No dia 27 último, um dos grandes goleiros do Brasil completaria 100 anos de vivo fosse.


Ídolo no Vasco, foi vice-campeão mundial pelo Brasil em 1950, num que seria um dos grandes linchamentos morais coletivos do nosso país.

No entanto, honrou as camisas que vestiu e as traves que defendeu.

Vamos conhecer um pouco mais da vida de Moacyr Barbosa!

 

Os números da lenda

O atleta mais vitorioso da história do Vasco da Gama, conquistou 14 títulos (entre competições oficiais e não oficiais).

Dentre elas, o Sul-Americano de 1948 – reconhecido posteriormente como o primeiro título sulamericano de clubes, antes mesmo da Libertadores.

Além disso, venceu o Torneio Octogonal Rivadavia Corrêa Meyer, em 1953.
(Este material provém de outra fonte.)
__global__ __launch_bounds__(256, WIN_OCC) void sc_window_kernel(WindowArgs a) {
  extern __shared__ __attribute__((aligned(16))) char smem[];
  __shared__ float s_ub[WINDOW_HEAD];
  __shared__ int s_pos[WINDOW_P];
  __shared__ int s_n2;
  __shared__ float s_tau;
  __shared__ __attribute__((aligned(16))) char s_rec[5 * WINDOW_P * 4];
  float *const s_lb = reinterpret_cast<float *>(s_rec), *const s_pv = s_lb + WINDOW_P, *const s_cand = s_pv + WINDOW_P;
  int *const s_slot = reinterpret_cast<int *>(s_cand + WINDOW_P), *const s_ks = s_slot + WINDOW_P;
  const int lane = threadIdx.x & 63, wave = __builtin_amdgcn_readfirstlane(threadIdx.x >> 6);
  const int qi = blockIdx.x;
  const int sl_cnt = a.sl_cnt[qi];
  WindowSurvivor *list = a.surv + (int64_t)qi * WINDOW_LIST_STRIDE;
  if (sl_cnt <= 0) {
    if (threadIdx.x == 0) {
      WindowListHeader h;
      h.count = 0;
      h.tau_ub = INFINITY;
      h.n_cand = 0;
      h.n_prev = 0;
      *reinterpret_cast<WindowListHeader *>(list) = h;
    }
    return;
  }
  {
    _Float16 *st = reinterpret_cast<_Float16 *>(s_rec);
    _Float16(*st2)[128] = reinterpret_cast<_Float16(*)[128]>(s_rec + W_ST2_OFF);
    u64 *s_qm = reinterpret_cast<u64 *>(s_rec + W_QM_OFF);
    dev::KeySplit ksplit{};
    if (wave == 0) {
      bool nonzero = false, bad = false;
      if (lane < NS) dev::normalise_column(a.qdesc + (int64_t)qi * DS + lane * NR, a.qnorm[(int64_t)qi * NS + lane], &st[lane * NR], nonzero, bad);
      u64 m = __ballot(nonzero && lane < NS);
      if (__ballot(bad && lane < NS)) m |= kNonFinite;
      if (lane == 0) *s_qm = m;
    } else if (wave == 1) {
      ksplit = win::query_keys_stage(lane < NS ? a.qvkey[(int64_t)qi * NS + lane] : 0.0, st2, lane);
    }
    __syncthreads();
    dev::img_query_image(st, *s_qm, reinterpret_cast<uint4 *>(smem), threadIdx.x, 256);
    win::query_keys_copies(st2, smem + FILTER_QIMG_BYTES, threadIdx.x, 256);
    if (wave == 1) win::query_keys_norms(ksplit, smem + FILTER_QIMG_BYTES, lane);
  }
  __syncthreads();
  const int n = lane & 31, hh = lane >> 5;
  const RescoreEntry *sl = a.slist + (int64_t)qi * RESCORE_SHORTLIST_CAP;
  const u64 qm = *reinterpret_cast<const u64 *>(smem + FILTER_QIMG_MASK_OFF);
  const float nq_key = *reinterpret_cast<const float *>(smem + FILTER_QIMG_BYTES + QK_NORM);
  const float uq_key = *reinterpret_cast<const float *>(smem + FILTER_QIMG_BYTES + QK_NORM + 4);
  const char *ap = smem + ((n & 1) ? (FILTER_QIMG_ODD + 40 * n - 8) : (40 * n)) + 16 * hh;
  const char *kp = smem + FILTER_QIMG_BYTES + (n & 7) * QK_COPY + ((n & ~7) + 8 * hh) * 2;

  auto lane_again = [&]() -> int {
    int t = threadIdx.x;
    asm volatile("" : "+v"(t));
    return t & 31;
  };
  auto do_group = [&](auto pos_of, bool have, int pos_any) -> float {
    const int64_t slot = sl[have ? pos_of() : pos_any].slot;

    floatx16 k0 = {0}, k1 = {0};
    {
      const char *bk = a.vk16 + slot * 256 + 16 * hh;
      half8 bh[4], bl[4];
#pragma unroll
      for (int s = 0; s < 4; s++) {
        bh[s] = *reinterpret_cast<const half8 *>(bk + 32 * s);
        bl[s] = *reinterpret_cast<const half8 *>(bk + 128 + 32 * s);
      }
#pragma unroll
      for (int s = 0; s < 4; s++) {
        const half8 ah0 = *reinterpret_cast<const half8 *>(kp + 32 * s);
        const half8 al0 = *reinterpret_cast<const half8 *>(kp + QK_LO + 32 * s);
        const half8 ah1 = *reinterpret_cast<const half8 *>(kp + 64 + 32 * s);
        const half8 al1 = *reinterpret_cast<const half8 *>(kp + QK_LO + 64 + 32 * s);
        k0 = __builtin_amdgcn_mfma_f32_32x32x16_f16(ah0, bh[s], k0, 0, 0, 0);
        k1 = __builtin_amdgcn_mfma_f32_32x32x16_f16(ah1, bh[s], k1, 0, 0, 0);
        k0 = __builtin_amdgcn_mfma_f32_32x32x16_f16(ah0, bl[s], k0, 0, 0, 0);
        k1 = __builtin_amdgcn_mfma_f32_32x32x16_f16(ah1, bl[s], k1, 0, 0, 0);
        k0 = __builtin_amdgcn_mfma_f32_32x32x16_f16(al0, bh[s], k0, 0, 0, 0);
        k1 = __builtin_amdgcn_mfma_f32_32x32x16_f16(al1, bh[s], k1, 0, 0, 0);
      }
    }
    u64 win;
    int kstar;
    win::alignment_of(k0, k1, nq_key, uq_key, reinterpret_cast<const float2 *>(a.vk_n)[slot], hh, win, kstar);

    __builtin_amdgcn_sched_barrier(0);
    floatx16 acc0 = {0}, acc1 = {0};
    {
      const char *brow = a.hnR + slot * (2 * DS) + 16 * hh;
      constexpr int R = WIN_RING;
      static_assert(W_STEPS % R == 0, "whole ring turns");
      half8 ring[R];
#pragma unroll
      for (int u = 0; u < R; u++) ring[u] = *reinterpret_cast<const half8 *>(brow + 32 * u);
#pragma unroll 1
      for (int s0 = 0; s0 < W_STEPS - R; s0 += R) {
#pragma unroll
        for (int u = 0; u < R; u++) {
          const half8 a0 = *reinterpret_cast<const half8 *>(ap + 32 * (s0 + u));
          const half8 a1 = *reinterpret_cast<const half8 *>(ap + 32 * (s0 + u + W_TILE1));
          acc0 = __builtin_amdgcn_mfma_f32_32x32x16_f16(a0, ring[u], acc0, 0, 0, 0);
          acc1 = __builtin_amdgcn_mfma_f32_32x32x16_f16(a1, ring[u], acc1, 0, 0, 0);
          ring[u] = *reinterpret_cast<const half8 *>(brow + 32 * (s0 + R + u));
        }
      }
#pragma unroll
      for (int u = 0; u < R; u++) {
        const half8 a0 = *reinterpret_cast<const half8 *>(ap + 32 * (W_STEPS - R + u));
        const half8 a1 = *reinterpret_cast<const half8 *>(ap + 32 * (W_STEPS - R + u + W_TILE1));
        acc0 = __builtin_amdgcn_mfma_f32_32x32x16_f16(a0, ring[u], acc0, 0, 0, 0);
        acc1 = __builtin_amdgcn_mfma_f32_32x32x16_f16(a1, ring[u], acc1, 0, 0, 0);
      }
    }

    __builtin_amdgcn_sched_barrier(0);
    const u64 em = a.cmask[slot];
    u64 qmg = qm;
    asm volatile("" : "+v"(qmg));
    const float pv = win::preview_of(acc0, acc1, qmg, em, win, kstar, hh);
    if (have && hh == 0) {
      const int pos = pos_of();
      WindowPreview o;
      o.pv = pv;
      o.ks = kstar;
      a.out[(int64_t)qi * WINDOW_P + pos] = o;
      s_slot[pos] = (int)slot;
      s_pv[pos] = pv;
      s_ks[pos] = kstar;
    }
    return (have && kstar >= 0 && pv < 3.0e38f) ? pv + WINDOW_MARGIN : INFINITY;
  };

  auto write_list = [&](float tau_head, int n2) {
    const int lim = sl_cnt < WINDOW_P ? sl_cnt : WINDOW_P;
    const int nh = lim < WINDOW_HEAD ? lim : WINDOW_HEAD;
    const unsigned long long below = (1ull << lane) - 1ull;
    auto records = [&](auto f) {
      for (int p0 = 0; p0 < nh; p0 += 64) f(p0 + lane, p0 + lane < nh);
      for (int c0 = 0; c0 < n2; c0 += 64) f(c0 + lane < n2 ? s_pos[c0 + lane] : 0, c0 + lane < n2);
    };
    int nc = 0;
    records([&](int pos, bool in) {
      const float pv = s_pv[pos];
      const float ub = pv + WINDOW_MARGIN;
      const bool c = in && s_ks[pos] >= 0 && pv < 3.0e38f && ub <= tau_head;
      const unsigned long long bal = __ballot(c);
      if (c) s_cand[nc + __popcll(bal & below)] = ub;
      nc += __popcll(bal);
    });
    dev::wave_lds_fence();
    float tau_w = INFINITY;
    if (nc >= a.k) {
      for (int c0 = 0; c0 < nc; c0 += 64) {
        const int i = c0 + lane;
        const float v = i < nc ? s_cand[i] : INFINITY;
        int r = 0;
        for (int j = 0; j < nc; j++) {
          const float x = s_cand[j];
          r += (x < v || (x == v && j < i)) ? 1 : 0;
        }
        const unsigned long long b = __ballot(i < nc && r == a.k - 1);
        if (b) {
          tau_w = __shfl(v, __ffsll((long long)b) - 1);
          break;
        }
      }
    }
    int ns = 0, n_cand = 0, n_prev = 0;
    records([&](int pos, bool in) {
      const float pv = s_pv[pos];
      const int ks = s_ks[pos];
      const bool none = in && !(pv == pv);
      const bool lb_ok = !((double)s_lb[pos] - a.eps > (double)tau_w);
      const bool cand = in && (none || (pv < INFINITY && lb_ok));
      const float lo = none ? -INFINITY : pv - WINDOW_MARGIN;
      const bool sv = cand && !(lo > tau_w);
      const unsigned long long bal = __ballot(sv);
      if (sv) {
        WindowSurvivor e;
        e.lo = lo;
        e.slot = s_slot[pos];
        e.ks = (none || ks < 0) ? -1 : ks;
        e.pos = pos;
        list[1 + ns + __popcll(bal & below)] = e;
      }
      ns += __popcll(bal);
      n_cand += __popcll(__ballot(cand));
      n_prev += __popcll(__ballot(cand && !none));
    });
    if (lane == 0) {
      WindowListHeader h;
      h.count = ns;
      h.tau_ub = tau_w;
      h.n_cand = n_cand;
      h.n_prev = n_prev;
      *reinterpret_cast<WindowListHeader *>(list) = h;
    }
  };

  float tau_ub;
  {
    const int cnt1 = sl_cnt < WINDOW_HEAD ? sl_cnt : WINDOW_HEAD;
    float ub = INFINITY;
    if (wave * 32 < cnt1) ub = do_group([&] { return wave * 32 + lane_again(); }, wave * 32 + n < cnt1, wave * 32);
    if (hh == 0) s_ub[wave * 32 + n] = ub;
    __syncthreads();
    float lbh0 = INFINITY, lbh1 = INFINITY;
    if (wave == 0) {
      if (lane < cnt1) lbh0 = sl[lane].lb;
      if (lane + 64 < cnt1) lbh1 = sl[lane + 64].lb;
    }
    if (sl_cnt <= WINDOW_HEAD) {
      if (wave == 0) {
        s_lb[lane] = lbh0;
        s_lb[lane + 64] = lbh1;
        dev::wave_lds_fence();
        write_list(INFINITY, 0);
      }
      return;
    }

    {
      const float v0 = s_ub[lane], v1 = s_ub[lane + 64];
      int r0 = 0, r1 = 0;
      const float4 *u4 = reinterpret_cast<const float4 *>(s_ub);
#pragma unroll 4
      for (int j = 0; j < WINDOW_HEAD / 4; j++) {
        const float4 u = u4[j];
        const float x[4] = {u.x, u.y, u.z, u.w};
#pragma unroll
        for (int e = 0; e < 4; e++) {
          const int idx = 4 * j + e;
          r0 += (x[e] < v0 || (x[e] == v0 && idx < lane)) ? 1 : 0;
          r1 += (x[e] < v1 || (x[e] == v1 && idx < lane + 64)) ? 1 : 0;
        }
      }
      const int want = a.k - 1;
      const unsigned long long b0 = __ballot(r0 == want), b1 = __ballot(r1 == want);
      const float c0 = __shfl(v0, b0 ? __ffsll((long long)b0) - 1 : 0), c1 = __shfl(v1, b1 ? __ffsll((long long)b1) - 1 : 0);
      tau_ub = b0 ? c0 : c1;
    }
    if (wave == 0) {
      s_lb[lane] = lbh0;
      s_lb[lane + 64] = lbh1;
    }
  }
  if (wave == 0) {
    int n2 = 0;
    const int lim = sl_cnt < WINDOW_P ? sl_cnt : WINDOW_P;
    for (int p0 = WINDOW_HEAD; p0 < lim; p0 += 64) {
      const int pos = p0 + lane;
      bool pass = false;
      if (pos < lim) {
        const float lb = sl[pos].lb;
        s_lb[pos] = lb;
        pass = !((double)lb - a.eps > (double)tau_ub);
        if (!pass) {
          WindowPreview o;
          o.pv = __builtin_nanf("");
          o.ks = -2;
          a.out[(int64_t)qi * WINDOW_P + pos] = o;
        }
      }
      const unsigned long long bal = __ballot(pass);
      if (pass) s_pos[n2 + __popcll(bal & ((1ull << lane) - 1ull))] = pos;
      n2 += __popcll(bal);
    }
    if (lane == 0) {
      s_n2 = n2;
      s_tau = tau_ub;
    }
  }
  __syncthreads();
  const int n2 = s_n2;
  for (int g = wave; g * 32 < n2; g += 4) {
    const bool have = g * 32 + n < n2;
    (void)do_group([&] { return s_pos[g * 32 + lane_again()]; }, have, s_pos[g * 32]);
  }
  __syncthreads();
  if (wave == 0) write_list(s_tau, n2);
}

}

Esse torneio, que foi uma continuação da Copa Rio, alvo de ação do Vasco com a FIFA para reconhecimento como título mundial.

Também é o quinto atleta com mais partidas pelo clube, com 485.
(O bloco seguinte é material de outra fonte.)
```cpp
struct Profiler {
  struct Pool {
    std::vector<std::pair<hipEvent_t, hipEvent_t>> ev;
    size_t used = 0;
    double bytes = 0, flops = 0;
    std::vector<double> launch_bytes;
// ... 19 lines not shown
                  int32_t* per_launch_wgs = nullptr);
void profiler_release(Profiler* pr);

struct GemmFuse {
  int64_t x2_base = -1;
  const double* rscale = nullptr;
  int row_lo = 0, row_hi = 1 << 30;
  int64_t hd_base = -1;
  int hd_stride = 0;
};

struct ShtTables {
  int L = 0, spin = 0, Rp = 0;
  bool paired = false;
  int n_m = 0;
  double* d_tab[TAB_KINDS] = {nullptr, nullptr, nullptr, nullptr, nullptr};
  size_t bytes[TAB_KINDS] = {0, 0, 0, 0, 0};
  std::vector<int64_t> m_off[TAB_KINDS];
  std::vector<int> k_beg[TAB_KINDS];
  int refs = 0;
  int m_of(int i) const { return paired ? i : i - (L - 1); }
};

int get_tables(int L, int spin, unsigned kinds_mask, ShtTables** out);
void retain_tables(ShtTables* T);
void release_tables(ShtTables* T);
int64_t tables_trim();

void append_gemm_tasks(const ShtTables& T, int kind, int ncol, int64_t x_base, int x_L, int x_Rp,
                       int64_t y_base, int y_L, int y_Rp, const double* kscale, int64_t scratch_off,
                       const double* ws_base, std::vector<GemmTask>& tasks, int el_lo = 0,
                       const GemmFuse& fuse = GemmFuse());
struct GemmSide {
  int64_t x_base, y_base;
  int x_L, x_Rp, y_L, y_Rp;
  const double* kscale;
  int el_lo;
  GemmFuse fuse;
  int x_ncol = 0, y_ncol = 0;
};

void append_gemm_tasks_packed(const ShtTables& T, int kind, int ncol, const GemmSide& side_a, const GemmSide* side_b,
                              int64_t scratch_off, const double* ws_base, std::vector<GemmTask>& tasks);
int launch_gemm_packed(const GemmTask* d_tasks, int n_tasks, int pk, int flags, const double* X, double* Y, int ncol, int col0,
                       double alg_bytes, double flops, hipStream_t stream, Profiler* prof = nullptr);

int launch_gemm(const GemmTask* d_tasks, int n_tasks, int nslab, int flags, const double* X, double* Y, int ncol,
                int col0, int ct, double alg_bytes, double flops, hipStream_t stream,
                const GemmAffine& aff = GemmAffine(), Profiler* prof = nullptr);

inline double gemm_table_bytes(int L, bool paired, int el_lo = 0) {
  double tab_entries = 0;
  for (int m = paired ? 0 : -(L - 1); m < L; ++m) {
    const int am = m < 0 ? -m : m;
    const int n = L - (am > el_lo ? am : el_lo);
// ... 111 lines not shown
```

pxmcmc_amd/csrc/sht_gemm.hip:

```cpp
#include "../../include/pxmcmc_amd.h"
#include "sht_core.h"

#include <type_traits>

#include <hip/hip_ext.h>

#include <cstdlib>
#include <map>
#include <mutex>

namespace pxm {

typedef double d4 __attribute__((ext_vector_type(4)));

constexpr int KC = 16;
#define PXM_GEMM_MFMA(ACC, A, B) ACC = __builtin_amdgcn_mfma_f64_16x16x4f64(A, B, ACC, 0, 0, 0);
#ifdef PXM_GEMM_TRACE
__device__ unsigned long long* g_gemm_trace = nullptr;
extern "C" int pxm_debug_set_gemm_trace(unsigned long long* buf) {
  return hipMemcpyToSymbol(HIP_SYMBOL(g_gemm_trace), &buf, sizeof(buf)) == hipSuccess ? 0 : -1;
}
#endif
__device__ __forceinline__ double stage_add(double a, double b, bool on) { return a + (on ? b : 0.0); }
__device__ __forceinline__ double2 stage_add(double2 a, double2 b, bool on) { return double2{a.x + (on ? b.x : 0.0), a.y + (on ? b.y : 0.0)}; }
// ... 8 lines not shown
template <int CT, int NSLAB, int NW, int RT, int NSET, bool TWO, bool SK, int PK = 0>
__device__ __forceinline__ void sht_gemm_body(const GemmTask* __restrict__ tasks, const int bid,
                                              const double* __restrict__ X, double* __restrict__ Y, int ncol, int col0,
                                              const GemmAffine& aff, double (*xs)[KC][GemmGeom<CT, NSLAB>::PITCH]) {
  constexpr int NCT = CT * NSLAB;
  constexpr bool HOIST = TWO;
  constexpr int COLS = GemmGeom<CT, NSLAB>::COLS;
  constexpr int PITCH = GemmGeom<CT, NSLAB>::PITCH;
  constexpr int NT = 64 * NW;
  constexpr int VW = (KC * COLS / 2 >= NT) ? 2 : 1;
  constexpr int NV = KC * COLS / VW;
  constexpr int IT = (NV + NT - 1) / NT;
  const GemmTask t = tasks[bid];
  const int tid = threadIdx.x, lane = tid & 63;
  if (t.n_rt == 0) return;
  const int xn = PK ? t.x_ncol : ncol, yn = PK ? t.y_ncol : ncol;
#ifdef PXM_GEMM_TRACE
  const unsigned long long trace_t0 = wall_clock64();
  unsigned long long trace_t1 = 0, trace_t2 = 0;
  long long trace_c[5] = {0, 0, 0, 0, 0};
#define PXM_GEMM_CSTAMP(K) if (ch == 8) trace_c[K] = clock64();
#else
#define PXM_GEMM_CSTAMP(K)
#endif
  const int wave = __builtin_amdgcn_readfirstlane(tid >> 6);
  const int kq = lane >> 4, cl = lane & 15;
  const int n_my = min(RT, max(0, t.n_rt - RT * wave));
  const int nch = (t.k_end - t.k_beg) / KC;

  const double* sp[IT];
  const double* sp2[IT];
// ... 12 lines not shown
    sp[i] = X + xo + col0 + cin + (int64_t)(t.k_beg + kr) * xn;
    sp2[i] = sp[i];
    skp[i] = sp[i];
    if (TWO) {
      const int64_t x2o = tasks[bid].x2_off[slab];
      if (x2o) sp2[i] = sp[i] + (x2o - xo);
    }
    if (SK) {
      const int64_t ks = tasks[bid].ks_off[slab >> 1];
      if (ks) skp[i] = X + ks + t.k_beg + kr;
    }
    so[i] = kr * PITCH + col;
  }
  const bool two = TWO && t.x2_off[0] != 0;
  const bool has_sk = SK && t.ks_off[0] != 0;
  typedef typename std::conditional<VW == 2, double2, double>::type stage_t;
  stage_t st[NSET - 1][IT], st2[NSET - 1][IT];
  double ssc[NSET - 1][IT];
#define PXM_STAGE_LOAD(SET, CH)                                                                     \
  {                                                                                                 \
    const int cs = min((CH), nch - 1);                                                              \
    _Pragma("unroll") for (int i = 0; i < IT; ++i) {                                                \
      st[SET][i] = *reinterpret_cast<const stage_t*>(sp[i] + (int64_t)cs * KC * xn);                \
      if (TWO) st2[SET][i] = *reinterpret_cast<const stage_t*>(sp2[i] + (int64_t)cs * KC * xn);   \
      if (SK) ssc[SET][i] = skp[i][cs * KC];                                                        \
    }                                                                                               \
  }
#define PXM_STAGE_STORE(SET, BUF)                                                                   \
  _Pragma("unroll") for (int i = 0; i < IT; ++i) {                                                  \
    stage_t v = st[SET][i];                                                                         \
// ... 73 lines not shown
  }
        PXM_MFMA_CHUNK(NCT)
#undef PXM_MFMA_CHUNK
      }
      PXM_GEMM_CSTAMP(3)
    }
  }
#undef PXM_STAGE_LOAD
#undef PXM_STAGE_STORE
#undef PXM_TAB_LOAD
#ifdef PXM_GEMM_TRACE
  trace_t2 = wall_clock64();
#endif

  constexpr int NGRP = PK ? 2 : 1;
  double hdv[RT][NSLAB][4], rsv[RT][NGRP][4];
#pragma unroll
  for (int r = 0; r < RT; ++r) {
    const int rowb = t.row0 + 16 * (r < n_my ? RT * wave + r : 0) + kq;
#pragma unroll
    for (int sl = 0; sl < NSLAB; ++sl)
#pragma unroll
      for (int q = 0; q < 4; ++q)
        hdv[r][sl][q] = (aff.on && t.hd_off[sl]) ? (X + t.hd_off[sl])[(int64_t)(rowb + 4 * q) * t.hd_stride + (cl & 1)] : 0.0;
#pragma unroll
    for (int g = 0; g < NGRP; ++g)
#pragma unroll
      for (int q = 0; q < 4; ++q) rsv[r][g][q] = t.rs_off[g] ? (X + t.rs_off[g])[rowb + 4 * q] : 1.0;
  }
  if constexpr (PK != 0) {
    const int slab = cl / PK, grp = slab >> 1;
    const bool live = slab < t.nslab;
    const double sgn = (slab & 1) ? t.sign1 : 1.0;
    const int64_t yo = tasks[bid].y_off[live ? slab : 0];
    const int row_lo = grp ? t.row_lo[1] : t.row_lo[0], row_hi = grp ? t.row_hi[1] : t.row_hi[0];
#pragma unroll
    for (int r = 0; r < RT; ++r) {
      if (r >= n_my) continue;
      const int rowb = t.row0 + 16 * (RT * wave + r) + kq;
      double* yb = Y + yo + col0 + (cl % PK) + (int64_t)rowb * yn;
#pragma unroll
      for (int q = 0; q < 4; ++q) {
        const int row = rowb + 4 * q;
        const double rs = grp ? rsv[r][NGRP - 1][q] : rsv[r][0][q];
        if (live && row >= row_lo && row < row_hi) yb[(int64_t)(4 * q) * yn] = sgn * rs * acc[r][0][q];
      }
    }
  } else {
#pragma unroll
  for (int r = 0; r < RT; ++r) {
    if (r >= n_my) continue;
#pragma unroll
    for (int c = 0; c < NCT; ++c) {
      const int slab = c / CT, cin = 16 * (c % CT), grp = slab >> 1;
      const double sgn = (slab & 1) ? t.sign1 : 1.0;
      const int rowb = t.row0 + 16 * (RT * wave + r) + kq;
      double* yb = Y + t.y_off[slab] + col0 + cin + cl + (int64_t)rowb * ncol;
#pragma unroll
      for (int q = 0; q < 4; ++q) {
        const int row = rowb + 4 * q;
        double v = acc[r][c][q];
        if (aff.on) {
          const double u = aff.ns * v - hdv[r][slab][q];
          int lo = __double2loint(u), hi = __double2hiint(u);
          lo = __builtin_amdgcn_mov_dpp(lo, 0xB1, 0xF, 0xF, true);
          hi = __builtin_amdgcn_mov_dpp(hi, 0xB1, 0xF, 0xF, true);
          const double pu = __hiloint2double(hi, lo);
          v = (cl & 1) ? (aff.wr * u + aff.wi * pu) : (aff.wr * u - aff.wi * pu);
          if (col0 + cin + cl >= aff.ncol_live) v = 0.0;
        }
        if (row >= t.row_lo[grp] && row < t.row_hi[grp]) yb[(int64_t)(4 * q) * ncol] = sgn * rsv[r][grp][q] * v;
      }
    }
  }
  }
#ifdef PXM_GEMM_TRACE
  __syncthreads();
  if (tid == 0 && g_gemm_trace) {
    unsigned hw, xcc;
    asm volatile("s_getreg_b32 %0, hwreg(HW_REG_HW_ID)" : "=s"(hw));
    asm volatile("s_getreg_b32 %0, hwreg(HW_REG_XCC_ID)" : "=s"(xcc));
    const unsigned long long slot = atomicAdd(g_gemm_trace, 1ull);
    unsigned long long* r = g_gemm_trace + 8 + 8 * slot;
    r[0] = blockIdx.x; r[1] = gridDim.x; r[2] = trace_t0; r[3] = wall_clock64();
    r[4] = ((unsigned long long)(xcc & 0xf) << 32) | hw; r[5] = (unsigned long long)nch | ((unsigned long long)t.n_rt << 16) | ((unsigned long long)aff.on << 32);
    r[6] = trace_t1; r[7] = trace_t2;
// ... 85 lines not shown
    return -1;
  };
  auto ok = [&](int64_t lo, int64_t hi) {
    ++n;
    return lo <= hi && dev_range_ok(ws_base + lo, ws_base + hi + 1, &why);
  };
  const bool TWO = flags & 1, SK = flags & 2;
  for (size_t ti = 0; ti < v.size(); ++ti) {
    const GemmTask& t = v[ti];
    if (t.n_rt == 0) continue;
    const int nch = (t.k_end - t.k_beg) / KC;
    if (!ok(t.tab_off, t.tab_off + (int64_t)(t.n_rt - 1) * t.rt_stride + (int64_t)(2 * (nch - 1) + 1) * 128 + 127))
      return bad(ti, "ring-table stream", 0);
    for (int col0 = 0; col0 < ncol; col0 += 32) {
      const int CT = (ncol - col0 >= 32) ? 2 : 1;
      for (int slab = 0; slab < nslab; ++slab) {
        const int xn = t.x_ncol ? t.x_ncol : ncol, yn = t.y_ncol ? t.y_ncol : ncol;
        const int wx = std::min(16 * CT, xn), wy = std::min(16 * CT, yn);
        const int64_t lo = col0 + (int64_t)t.k_beg * xn, hi = col0 + wx - 1 + (int64_t)(t.k_end - 1) * xn;
        if (!ok(t.x_off[slab] + lo, t.x_off[slab] + hi)) return bad(ti, "operand staging", col0);
        if (TWO && t.x2_off[slab] && !ok(t.x2_off[slab] + lo, t.x2_off[slab] + hi)) return bad(ti, "second operand staging", col0);
        if (SK && t.ks_off[slab >> 1] && !ok(t.ks_off[slab >> 1] + t.k_beg, t.ks_off[slab >> 1] + t.k_end - 1))
          return bad(ti, "operand scale vector", col0);
        const int64_t r_lo = t.row0, r_hi = t.row0 + 16 * t.n_rt - 1;
        if (t.hd_off[slab] && !ok(t.hd_off[slab] + r_lo * t.hd_stride, t.hd_off[slab] + r_hi * t.hd_stride + 1))
          return bad(ti, "affine data term", col0);
        if (t.rs_off[slab >> 1] && !ok(t.rs_off[slab >> 1] + r_lo, t.rs_off[slab >> 1] + r_hi))
          return bad(ti, "per-row output scale", col0);
        const int64_t s_lo = std::max<int64_t>(r_lo, t.row_lo[slab >> 1]), s_hi = std::min<int64_t>(r_hi, (int64_t)t.row_hi[slab >> 1] - 1);
        if (s_lo <= s_hi && !ok(t.y_off[slab] + col0 + s_lo * yn, t.y_off[slab] + col0 + wy - 1 + s_hi * yn))
// ... 115 lines not shown
    const int n_rt_total = (Rp - row_beg) / 16;
    for (int rt = 0; rt < n_rt_total; rt += rpt) {
      GemmTask g;
      g.m_unit = T.paired ? m : m + T.L - 1;
      g.tab_off = (T.d_tab[kind] + T.m_off[kind][i] + tab_skip + (int64_t)rt * rt_stride) - ws_base;
      g.rt_stride = rt_stride;
      for (int s = 0; s < 2; ++s) fill_side(g, s, T, kind, m, ncol, side, scratch_off, ws_base);
      g.nslab = T.paired ? 2 : 1;
      g.k_beg = k_beg;
      g.k_end = k_end;
      g.row0 = row_beg + 16 * rt;
      g.n_rt = std::min(rpt, n_rt_total - rt);
      g.sign1 = (kind == TAB_GRAM) ? 1.0 : ((m & 1) ? -1.0 : 1.0);
      g.x_ncol = side.x_ncol ? side.x_ncol : ncol;
      g.y_ncol = side.y_ncol ? side.y_ncol : ncol;
      tasks.push_back(g);
    }
  }
}
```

Pela Seleção, além do vice-campeonato mundial em 1950, foi campeão da Copa Roca de 1945, da Copa América de 1949 e das edições de 1947 e 1950 da Copa Rio Branco.

Formação do Brasil Campeão Sul-Americano de 1949

Expresso Ypiranga-Vasco

Barbosa começou a jogar profissionalmente no Ypiranga, de São Paulo, no início dos anos 1940.

Foi tricampeão da Liga Comercial (1939, 1940 e 1941) na posição que o deixou famoso. Porém, não foi a primeira que lhe foi oferecida – como narra o próprio Barbosa, em entrevista no ano de 1986:

Comecei de ponta-direita. Um dia faltou goleiro, e meu cunhado disse: “Você leva jeito, vai para lá”. Eu fui e deu certo. Achei que ali eu levava menos pontapé do que jogando na frente. Diziam que o ruim vai para o gol ou vai para a galinha morta, que era o ponta-esquerda, que é mais fácil de tirar. E deu certo, como deu certo. Desde o início. Fui subindo, subindo, subindo, até chegar ao cume, que é a seleção brasileira.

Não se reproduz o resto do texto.